Des monuments sont également érigés par les familles en mémoire des défunts. Madame Champetier de Ribes, ayant perdu deux fils au service de la France, fait construire une croix par un artisan tailleur de pierre. Taillée dans un bloc massif provenant des carrières Stenuick de Fontaine-l’Evêque, elle est, dans un premier temps, placée en 1916 au cimetière franco-allemand de Gozée dit de la « Pépinière » pour indiquer la fosse commune des combattants de Leernes. En 1922, les soldats français sont transférés au cimetière de Belle-Motte d’Aiseau-Presles. Avec accord de Madame Champetier de Ribes, le docteur Emile Hautain fait déplacer cette croix de Gozée à l’entrée du cimetière de Leernes.

Les lieux de batailles

Plateau de l’Espinette
Vers 14h, la confrontation du 22 août a lieu sur ce plateau. Dès le 24 août, des civils belges sont réquisitionnés pour ensevelir les corps de 72 Français et 12 Allemands dans une fosse commune. Les dépouilles sont transférées au cimetière militaire de Gozée, puis au cimetière d’Aiseau-Presles. Toutefois, au sortir de la guerre, à Leernes comme ailleurs en Wallonie, des monuments s’érigent témoignant d’une volonté de garder en mémoire cette guerre. Le 20 mars 1920, sous l’égide du Docteur Emile Hautain, une souscription est lancée afin d’ériger « un monument à la mémoire des soldats français qui moururent dans la campagne de Leernes ». Celui-ci est inauguré le 22 août 1921.

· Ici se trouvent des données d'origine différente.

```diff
@@ -879,21 +941,22 @@
   }
 }
 
-static size_t project_smem_bytes(int h, int w, int eh, int ew) {
+static size_t project_smem_bytes(int h, int w, int eh, int ew, int order_n = 0, int per_cta = 0) {
   const int rc = h < kProjRows ? h : kProjRows;
-  return sizeof(int) * 2 * (size_t)(ew + eh) + sizeof(uint32_t) * (size_t)rc * (w / 32) +
-         sizeof(float) * (size_t)rc * ew + sizeof(float) * (size_t)eh * ew;
+  const size_t work = sizeof(uint32_t) * (size_t)rc * (w / 32) + sizeof(float) * (size_t)rc * ew + sizeof(float) * (size_t)eh * ew;
+  const size_t order = order_n > 0 ? sizeof(int) * (size_t)kOrderBins + sizeof(uint16_t) * (size_t)order_n : 0;
+  return sizeof(int) * (2 * (size_t)(ew + eh) + per_cta) + std::max(work, order);
 }
 
 int launch_project_masks(const AxisTable& tx, const AxisTable& ty, const uint32_t* bits, const int32_t* box, int n,
                          int h, int w, int eh, int ew, void* out, int out_stride, bool split, cudaStream_t s,
-                         const int32_t* perm, uint32_t* active) {
+                         int32_t* perm, uint32_t* active) {
   if (n <= 0) return NTTT_OK;
-  if (w % 32 != 0 || eh > 64 || ew > 64) return NTTT_EUNSUPPORTED;
-  const size_t smem = project_smem_bytes(h, w, eh, ew);
+  if (w % 32 != 0 || eh > 64 || ew > 64 || (perm && n > 8192)) return NTTT_EUNSUPPORTED;
+  const int grid = t_low_latency ? n : min(n, 2 * current_sm_count());
+  const size_t smem = project_smem_bytes(h, w, eh, ew, perm ? n : 0, perm ? ceil_div(n, grid) : 0);
   if (smem > 200 * 1024) return NTTT_EUNSUPPORTED;
   ProjTables t{tx.t_lo, tx.t_len, tx.t_cum, ty.t_lo, ty.t_len, ty.t_w};
-  const int grid = t_low_latency ? n : min(n, 2 * current_sm_count());
   if (split) {
     if (smem > 48 * 1024)
       NTTT_CUDA(set_dyn_smem(project_masks_kernel<true>, (int)smem));
@@ -908,73 +971,4 @@
   return NTTT_OK;
 }
 
-constexpr int kOrderBins = 64 * 64;
-__global__ void __launch_bounds__(1024)
-pool_order_kernel(const int32_t* __restrict__ box, int n, int h, int32_t* __restrict__ perm) {
-  chain_wait();
-  __shared__ int s_hist[kOrderBins];
-  __shared__ int s_warp[33];
-  const int tid = threadIdx.x, lane = tid & 31, warp = tid >> 5;
-  for (int i = tid; i < kOrderBins; i += 1024) s_hist[i] = 0;
-  __syncthreads();
-  const int shift = 32 - __clz((h - 1) >> 6);
-  constexpr int kMaxPer = 8;
-  int key[kMaxPer], rank[kMaxPer];
-#pragma unroll
-  for (int q = 0; q < kMaxPer; ++q) {
-    const int i = q * 1024 + tid;
-    key[q] = -1;
-    if (i < n) {
-      const int4 b = reinterpret_cast<const int4*>(box)[i];
-      const uint32_t t0 = (uint32_t)min(b.y >> shift, 63), t1 = (uint32_t)min(b.w >> shift, 63);
-      uint32_t code = 0;
-#pragma unroll
-      for (int bit = 0; bit < 6; ++bit) code |= (((t0 >> bit) & 1u) << (2 * bit + 1)) | (((t1 >> bit) & 1u) << (2 * bit));
-      key[q] = (int)code;
-      rank[q] = atomicAdd(&s_hist[key[q]], 1);
-    }
-  }
-  __syncthreads();
-  int c0 = s_hist[4 * tid], c1 = s_hist[4 * tid + 1], c2 = s_hist[4 * tid + 2], c3 = s_hist[4 * tid + 3];
-  const int mine = c0 + c1 + c2 + c3;
-  int inc = mine;
-#pragma unroll
-  for (int o = 1; o < 32; o <<= 1) {
-    const int up = __shfl_up_sync(kFull, inc, o);
-    if (lane >= o) inc += up;
-  }
-  if (lane == 31) s_warp[warp] = inc;
-  __syncthreads();
-  if (warp == 0) {
-    const int w = s_warp[lane];
-    int winc = w;
-#pragma unroll
-    for (int o = 1; o < 32; o <<= 1) {
-      const int up = __shfl_up_sync(kFull, winc, o);
-      if (lane >= o) winc += up;
-    }
-    s_warp[lane] = winc - w;
-  }
-  __syncthreads();
-  const int base = s_warp[warp] + inc - mine;
-  s_hist[4 * tid] = base;
-  s_hist[4 * tid + 1] = base + c0;
-  s_hist[4 * tid + 2] = base + c0 + c1;
-  s_hist[4 * tid + 3] = base + c0 + c1 + c2;
-  __syncthreads();
-#pragma unroll
-  for (int q = 0; q < kMaxPer; ++q) {
-    const int i = q * 1024 + tid;
-    if (i < n) perm[i] = s_hist[key[q]] + rank[q];
-  }
-}
-
-int launch_pool_order(const int32_t* box, int n, int h, int32_t* perm, cudaStream_t s) {
-  if (n <= 0) return NTTT_OK;
-  if (n > 8192) return NTTT_EUNSUPPORTED;
-  launch_chain(pool_order_kernel, 1, 1024, 0, s, box, n, h, perm);
-  NTTT_LAUNCH_CHECK();
-  return NTTT_OK;
-}
-
-}
+}
```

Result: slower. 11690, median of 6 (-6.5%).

Camp de prisonniers temporaires

Pendant la 1ère Guerre Mondiale, le nombre de prisonniers de guerre fut considérable. Un peu plus de 6,6 millions de soldats sont faits prisonniers lors du conflit, dont 2.250.000 par l’Allemagne. Tombés aux mains de l’ennemi, les soldats français sont astreints à de lourds travaux, et subissent des conditions de vie difficiles. Il s’agit principalement de soldats, mais également de civils, pris en otage et détenus en Belgique ou envoyés en Allemagne.

Suite aux combats de la Sambre et de Mons, cette ferme sert, pendant au moins quelques mois, de camp de prisonniers essentiellement pour des Britanniques et quelques Français. Cette bâtisse, une fois la porte d’entrée close, devenait très facile à garder pour les autorités allemandes. Munie de trois étages servant à entreposer grains et fourrage, elle a logé une cinquantaine de prisonniers. Sous la garde des soldats allemands, ces détenus vont travailler la journée dans les champs.

Pour la petite histoire, la grange de cette ferme est réquisitionnée par les Allemands de 1940 jusqu’en 1944 afin d’entreposer leurs charrois. Cette ferme est connue sous l’appellation de « ferme Fourmeau » car cette famille en est devenue propriétaire entre les deux guerres mondiales.